# Upgrade/Downgrade driver igxprd32



## agogo (Dec 10, 2010)

Hi, I am trying to find the right driver to fix my blue screen of death when i play warcraft...
igxprd32.dll is the shifty file that causes my crashes.
I've done some research and I have searched intel download centre... no use...

Can anyone please find me a link to upgrade/downgrade my driver to make it compatible.

A lot of the drivers available for download are for G41 or 845G chipsets

My one is Mobile Intel (R) 965 Express Chipset Family

help wanted: much appreciated~!


----------



## visseroth (Oct 25, 2010)

Can you give us a make and model of your machine?
I assume it is a laptop.
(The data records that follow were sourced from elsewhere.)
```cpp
struct DevBuf {
  void* p = nullptr; size_t cap = 0;
  int ensure(size_t bytes) {
    if (bytes <= cap) return 0;
    if (p) msrt::free_dev(p);
    p = nullptr; cap = 0;
    size_t want = bytes + bytes / 8 + 256;
    if (msrt::malloc_dev(&p, want)) { p = nullptr; return 1; }
    cap = want;
    return 0;
  }
  void release() { if (p) msrt::free_dev(p); p = nullptr; cap = 0; }
// ... 112 lines not shown
  void drop_rccl();
  void unshard() { sh_on = false; sh_rank = 0; sh_world = 1; xs = xr = nullptr; xcap = 0; xfn = nullptr; xuser = nullptr; have_lde = false; nrounds_done = 0; blob_size = 0; }
  int set_shard_rccl(int rank, int world, const u8* unique_id, size_t cap) override;
  int rccl_selftest() override;
  int shard_proof_on_root(int on) override { proof_root_only = on ? 1 : 0; return MS_OK; }
  int shard_proof_is_elsewhere() const override { return (proof_root_only && sh_world > 1 && sh_rank != 0 && nrounds_done == fri_rounds && fri_rounds) ? 1 : 0; }
  int shard_round_is_distributed(int r) override { return (r >= 0 && (size_t)r < nrounds_done && rounds[r]->dist) ? 1 : 0; }
  int shard_stats(u64* out) override { if (!out) return fail(MS_ERR_ARG, "shard_stats"); memcpy(out, xstat, sizeof xstat); return MS_OK; }
  bool shardable(size_t leaf_groups) const { return sh_on && leaf_groups >= shard_min_leaves && leaf_groups >= (size_t)sh_world * (size_t)sh_world; }
  int set_shard(int rank, int world, void* d_send, void* d_recv, size_t cap, ms_exchange_fn fn, void* user) override;

  int fail_rt(int e, const char* what) { err = std::string("runtime error ") + std::to_string(e) + " in " + what + ": " + msrt::last_error_string(); return MS_ERR_HIP; }
  int fail(int code, const char* msg) { err = msg; return code; }

  enum { K_NTT_PASS, K_SCALE_POW, K_LEAF_HASH, K_INNER_HASH, K_TRANSPOSE, K_IO, K_LINCOMB, K_MIX, K_EVAL, K_EVAL_REDUCE, K_FOLD,
         K_SUFFIX_HORNER, K_DEGREE, K_FIND_FIRST, K_PATH, K_QUERY_POINTS, K_FRI_TAIL, K_COUNT };
  struct ProfRec { int kid, sub; msrt::Event* a; msrt::Event* b; double bytes; bool part; };
  int part_depth = 0;
  struct PartScope { Ctx* c; explicit PartScope(Ctx* c_) : c(c_) { c->part_depth++; } ~PartScope() { c->part_depth--; } };
  struct PartScopeIf { Ctx* c; bool on; PartScopeIf(Ctx* c_, bool on_) : c(c_), on(on_) { if (on) c->part_depth++; } ~PartScopeIf() { if (on) c->part_depth--; } };
  bool prof_on = false;
  std::vector<ProfRec> prof_recs;
  double next_bytes = 0;
  int next_sub = 0;
  std::vector<std::string> ntt_names{std::string("?")};
  void name_next(const char* fmt, ...) __attribute__((format(printf, 2, 3))) {
    if (!prof_on) return;
    char buf[200]; va_list ap; va_start(ap, fmt); vsnprintf(buf, sizeof buf, fmt, ap); va_end(ap);
    for (size_t i = 0; i < ntt_names.size(); i++) if (ntt_names[i] == buf) { next_sub = (int)i; return; }
    ntt_names.push_back(buf); next_sub = (int)ntt_names.size() - 1;
  }
// ... 23 lines not shown
    prof_recs.push_back(r);
    return e;
  }
  template <class K> int run(int kid, unsigned gx, unsigned gy, int threads, size_t lds, const typename K::Params& p) {
    launched();
    if (gx == 0 || gy == 0) return 0;
    if (!prof_on) return msrt::launch<K>(stream, gx, gy, threads, lds, p);
    ProfRec r; r.kid = kid; r.sub = next_sub; r.bytes = next_bytes; r.part = part_depth > 0; next_bytes = 0; next_sub = 0;
    if (msrt::event_create(&r.a) || msrt::event_create(&r.b)) return 1;
    msrt::event_record(r.a, stream);
    int e = msrt::launch<K>(stream, gx, gy, threads, lds, p);
    msrt::event_record(r.b, stream);
    prof_recs.push_back(r);
    return e;
  }
  int profile_begin() override { prof_on = true; return 0; }
  int profile_end(char* out, size_t cap) override;

  struct Plan {
    int log_n = 0, log_r0 = 0, log_rho = 0, npass = 0, K[4] = {0, 0, 0, 0}, lo_bits = 0;
    int LC[4] = {msntt::TILE_LOG_C, msntt::TILE_LOG_C, msntt::TILE_LOG_C, msntt::TILE_LOG_C};
    bool v2[4] = {false, false, false, false};
    bool regp[4] = {false, false, false, false};
    DevBuf tw_lo, tw_hi, w_r[4], vtw, w0;
    T n_inv = 0;
  };
  std::map<int, Plan*> plans;
  DevBuf ntt_scratch;
  int ntt_kmax = 9;
  int ntt_v2 = 1, ntt_v2_regpass = 1;
  int ntt_fast = 1;
// ... 182 lines not shown
  int sh_launch_inline(const SHJ& j, int final_mode);
  int sh_launch_table(const SHJ* d_jobs, size_t njobs, size_t maxnb, int final_mode);
  int shard_carry_table(const mspoly::CarryJob<F, E>* d_jobs, size_t njobs);
  int suffix_horner(const T* in, size_t in_limb_stride, size_t in_off, size_t in_stride, size_t m, const XE& z,
                    T* out, size_t out_limb_stride, size_t out_off, size_t out_stride, T* h0);

  int gather_poly(const T* local, size_t S, size_t count, T* dst, size_t dst_stride);
  int fold_dist(Round* pr, Round* nr, const XE& a, size_t* nq_coef_out);
  int fri_fold_commit(const u64* alpha, u8* root) override;
  size_t fri_tail_max = (size_t)1 << 15;
  int fri_overlap = 0;
  msrt::Stream* side_stream = nullptr; msrt::Event* ev_side = nullptr; bool side_pending = false;
  struct StreamScope { Ctx* c; msrt::Stream* keep; StreamScope(Ctx* c_, msrt::Stream* s) : c(c_), keep(c_->stream) { c->stream = s; } ~StreamScope() { c->stream = keep; } };
  int join_side() { if (side_pending) { side_pending = false; CK(msrt::stream_wait_event(stream, ev_side)); } return 0; }
  int fri_tail_round(Round* pr, Round* nr, const XE& a, bool* done);
  template <class DG> int fri_tail_round_t(Round* pr, Round* nr, const XE& a, bool* done);
  int fri_round_info(int r, u64* ncoef, u64* D) override;
  int fri_round_poly_read(int r, u64* out) override;
  int fri_round_codeword_read(int r, u64* out) override;

  bool blob_external = false;
  int fri_query(const u64* betas, int nq, u8* ext_out, size_t ext_cap, size_t* ext_len) override;
  struct QueryPlan {
    typedef mspoly::CarryJob<F, E> CJ; typedef mspoly::FindJob<F, E> FJ; typedef msmerkle::PathJob<F, E> PJ; typedef msmerkle::ShardPathJob<F, E> SPJ;
    size_t W = 0; int nq = 0; size_t pos = 0; u8* blob = nullptr;
    T* d_h0 = nullptr; T* d_tg = nullptr; unsigned long long* d_ix = nullptr;
    std::vector<size_t> rec_off, path_off; std::vector<u64> qlen; std::vector<T> x1h;
    std::vector<std::vector<SHJ>> tables; std::vector<int> table_mode, table_part; size_t n_agg_tables = 0;
    std::vector<CJ> carry_jobs; bool any_dist = false;
    std::vector<msmerkle::CopyJob> unp; std::vector<size_t> unp_first, unp_cnt, chunk_c0, chunk_len;
// ... 39 lines not shown
```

If it is a desktop then also get us a make and model unless custom built then we will need the model of the motherboard and make and model of the Power supply and video card.


----------



## visseroth (Oct 25, 2010)

Also try this link and check for any updates. You may also want to try uninstalling your video card driver and then rebooting and letting it reinstall the driver...

Intel® Driver Update Utility for graphics drivers - Check for the latest driver


----------



## agogo (Dec 10, 2010)

visseroth said:


> Can you give us a make and model of your machine?
> I assume it is a laptop. If it is a desktop then also get us a make and model unless custom built then we will need the model of the motherboard and make and model of the Power supply and video card.


Frankly, I am sorry but I do not know if mine is custom built!!! I think it is, and here are the 'specs'

Intel (R) Core(TM)2 Duo CPU
T5870 @ 2.00GHz
2.00 GHz, 2.99 GB of RAM

Intel
965 Express Chipset Family

Anyway, I have uninstalled the driver, now that i can still use my pc, without worrying about blue screen of death, i wish now to get my driver up to scratch for my games.

Ok, so after i uninstall it, it says "found new hardware" i think. How do i get it to RE-INSTALL?!


----------



## agogo (Dec 10, 2010)

Graphics Driver	
Product Detected	
Current Driver Installed	

I checked out the testing thingy (after uninstalling the drivers) and im not surprised it ended up with NULL...


----------



## visseroth (Oct 25, 2010)

Well that bites and you reinstall the driver by rebooting or if it indicates that it found new hardware then it will reinstall the driver all by itself.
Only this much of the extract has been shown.